Retype, character for character, the line containing "issue(o0, o1, Bn);" along with each line after it through the end of the data, and only those.

Data extracted from a collection:
* * *
@@ -221,18 +223,31 @@
 constexpr int R1H = FH + 4, R1W = FW + 4, R1N = R1H * R1W;
 constexpr int R2H = FH + 2, R2W = FW + 2, R2N = R2H * R2W;
 constexpr int R3N = FH * FW;
-constexpr int PS = 96;
+constexpr int PS = 64;
 static_assert(R1N % 16 == 0 && R3N % 16 == 0, "tile regions are whole MFMA tiles");
+
+__device__ __forceinline__ int plane_off(int p, int s) { return p * PS + ((s ^ ((p >> 1) & 2)) << 4); }
+
+__host__ __device__ constexpr bool c2f32_w1_lds(int mode, int ks1) { return mode == 0 || (mode == 1 && ks1 > 2); }
+__host__ __device__ constexpr int c2f32_w1_off(int mode) { return (R1N + (mode == 0 ? R3N : 0)) * PS; }
+__host__ __device__ constexpr int c2f32_lds(int mode, int ks1)
+{
+    const int planes = c2f32_w1_off(mode) + (R2N + (mode == 1 ? 0 : R3N)) * PS;
+    const int w1 = c2f32_w1_lds(mode, ks1) ? c2f32_w1_off(mode) + ks1 * 4 * 64 * 16 : 0;
+    return planes > w1 ? planes : w1;
+}
+static_assert(c2f32_lds(0, 6) + 512 <= 160 * 1024 / 3 && c2f32_lds(1, 2) + 512 <= 160 * 1024 / 4 && c2f32_lds(2, 1) + 512 <= 160 * 1024 / 4,
+              "LDS for three (AB) / four (A, B) workgroups per CU");
 }
 
 template <int MODE, int KS1, bool SHORTCUT>
-__global__ __launch_bounds__(256) void c2f32_kernel(C2f32Args a, int batch, int xcd)
+__global__ __launch_bounds__(256) __attribute__((amdgpu_waves_per_eu(MODE == 0 ? 3 : 4))) void c2f32_kernel(C2f32Args a, int batch, int xcd)
 {
     extern __shared__ __attribute__((aligned(16))) uint8_t smem[];
     uint8_t *s_in = smem;
-    uint8_t *s_t = s_in + R1N * PS;
+    uint8_t *s_y0 = s_in + R1N * PS;
+    uint8_t *s_t = smem + c2f32_w1_off(MODE);
     uint8_t *s_yn = s_t + R2N * PS;
-    uint8_t *s_y0 = s_yn + R3N * PS;
     const int tid = threadIdx.x, lane = tid & 63, wave = tid >> 6;
     const int g = lane >> 4, r = lane & 15;
     int tile_id, b;
@@ -249,14 +264,24 @@
     u32x4 Y01[2][2];
     static_assert(R3N / 16 == 8, "two output tiles per wave");
     if constexpr (MODE != 2) {
-        half8 W1[4][KS1];
-        {
+        constexpr bool W1_LDS = c2f32_w1_lds(MODE, KS1);
+        const half8 *s_w1 = reinterpret_cast<const half8 *>(s_t);
+        u32x4 wst[W1_LDS ? KS1 : 1];
+        half8 W1r[W1_LDS ? 1 : 4][W1_LDS ? 1 : KS1];
+        if constexpr (W1_LDS) {
+#pragma unroll
+            for (int i = 0; i < KS1; i++) wst[i] = ld16(a.w_cv1 + (size_t)(tid + 256 * i) * 8);
+        } else {
             const half8 *w = reinterpret_cast<const half8 *>(a.w_cv1) + lane;
 #pragma unroll
             for (int nt = 0; nt < 4; nt++)
 #pragma unroll
-                for (int ks = 0; ks < KS1; ks++) W1[nt][ks] = w[(size_t)(nt * KS1 + ks) * 64];
-        }
+                for (int ks = 0; ks < KS1; ks++) W1r[nt][ks] = w[(size_t)(nt * KS1 + ks) * 64];
+        }
+        auto w1 = [&](int nt, int ks) -> half8 {
+            if constexpr (W1_LDS) return s_w1[(nt * KS1 + ks) * 64 + lane];
+            else return W1r[nt][ks];
+        };
         float bias[16];
 #pragma unroll
         for (int u = 0; u < 2; u++)
@@ -293,17 +318,23 @@
             f32x4 acc[4];
 #pragma unroll
             for (int nt = 0; nt < 4; nt++) acc[nt] = bias4(bias + (nt >> 1) * 8 + (nt & 1) * 4);
-            if (want_y0) {
-#pragma unroll
-                for (int ks = 0; ks < KS1; ks++)
-#pragma unroll
-                    for (int nt = 0; nt < 4; nt++) acc[nt] = __builtin_amdgcn_mfma_f32_16x16x32_f16(W1[nt][ks], as_h8(Bq[ks]), acc[nt], 0, 0, 0);
-            } else {
-#pragma unroll
-                for (int ks = 0; ks < KS1; ks++)
-#pragma unroll
-                    for (int nt = 2; nt < 4; nt++) acc[nt] = __builtin_amdgcn_mfma_f32_16x16x32_f16(W1[nt][ks], as_h8(Bq[ks]), acc[nt], 0, 0, 0);
-            }
+            auto mfmas = [&](auto nt0) {
+                constexpr int NT0 = decltype(nt0)::value;
+                half8 A[2][4];
+#pragma unroll
+                for (int nt = NT0; nt < 4; nt++) A[0][nt] = w1(nt, 0);
+#pragma unroll
+                for (int ks = 0; ks < KS1; ks++) {
+                    if (ks + 1 < KS1) {
+#pragma unroll
+                        for (int nt = NT0; nt < 4; nt++) A[(ks + 1) & 1][nt] = w1(nt, ks + 1);
+                    }
+#pragma unroll
+                    for (int nt = NT0; nt < 4; nt++) acc[nt] = __builtin_amdgcn_mfma_f32_16x16x32_f16(A[ks & 1][nt], as_h8(Bq[ks]), acc[nt], 0, 0, 0);
+                }
+            };
+            if (want_y0) mfmas(std::integral_constant<int, 0>{});
+            else mfmas(std::integral_constant<int, 2>{});
             half8 o[2];
 #pragma unroll
             for (int u = 0; u < 2; u++) {
@@ -312,11 +343,11 @@
                     o[u] = silu_pack8(acc[2 * u][0], acc[2 * u][1], acc[2 * u][2], acc[2 * u][3], acc[2 * u + 1][0], acc[2 * u + 1][1], acc[2 * u + 1][2], acc[2 * u + 1][3]);
                 }
             }
-            *reinterpret_cast<half8 *>(s_in + m * PS + g * 16) = o[1];
+            *reinterpret_cast<half8 *>(s_in + plane_off(m, g)) = o[1];
             const int cy = ly - 2, cx = lx - 2;
             if (inside && (unsigned)cy < (unsigned)FH && (unsigned)cx < (unsigned)FW) {
                 if constexpr (MODE == 0) {
-                    *reinterpret_cast<half8 *>(s_y0 + (cy * FW + cx) * PS + g * 16) = o[0];
+                    *reinterpret_cast<half8 *>(s_y0 + plane_off(cy * FW + cx, g)) = o[0];
                 } else {
                     half_t *qd = cat + ((size_t)gy * W + gx) * a.cat_ld + g * 8;
                     *reinterpret_cast<half8 *>(qd) = o[0];
@@ -329,6 +360,11 @@
             uint32_t o0, o1;
             row_off(wave, o0, o1);
             issue(o0, o1, Bn);
+        }
+        if constexpr (W1_LDS) {
+#pragma unroll
+            for (int i = 0; i < KS1; i++) *reinterpret_cast<u32x4 *>(s_t + (tid + 256 * i) * 16) = wst[i];
+            __syncthreads();
         }
 #pragma unroll
         for (int i = 0; i < NROWT; i++) {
* * *
**YOUR SOLUTION:**
             issue(o0, o1, Bn);
+        }
+        if constexpr (W1_LDS) {
+#pragma unroll
+            for (int i = 0; i < KS1; i++) *reinterpret_cast<u32x4 *>(s_t + (tid + 256 * i) * 16) = wst[i];
+            __syncthreads();
         }
 #pragma unroll
         for (int i = 0; i < NROWT; i++) {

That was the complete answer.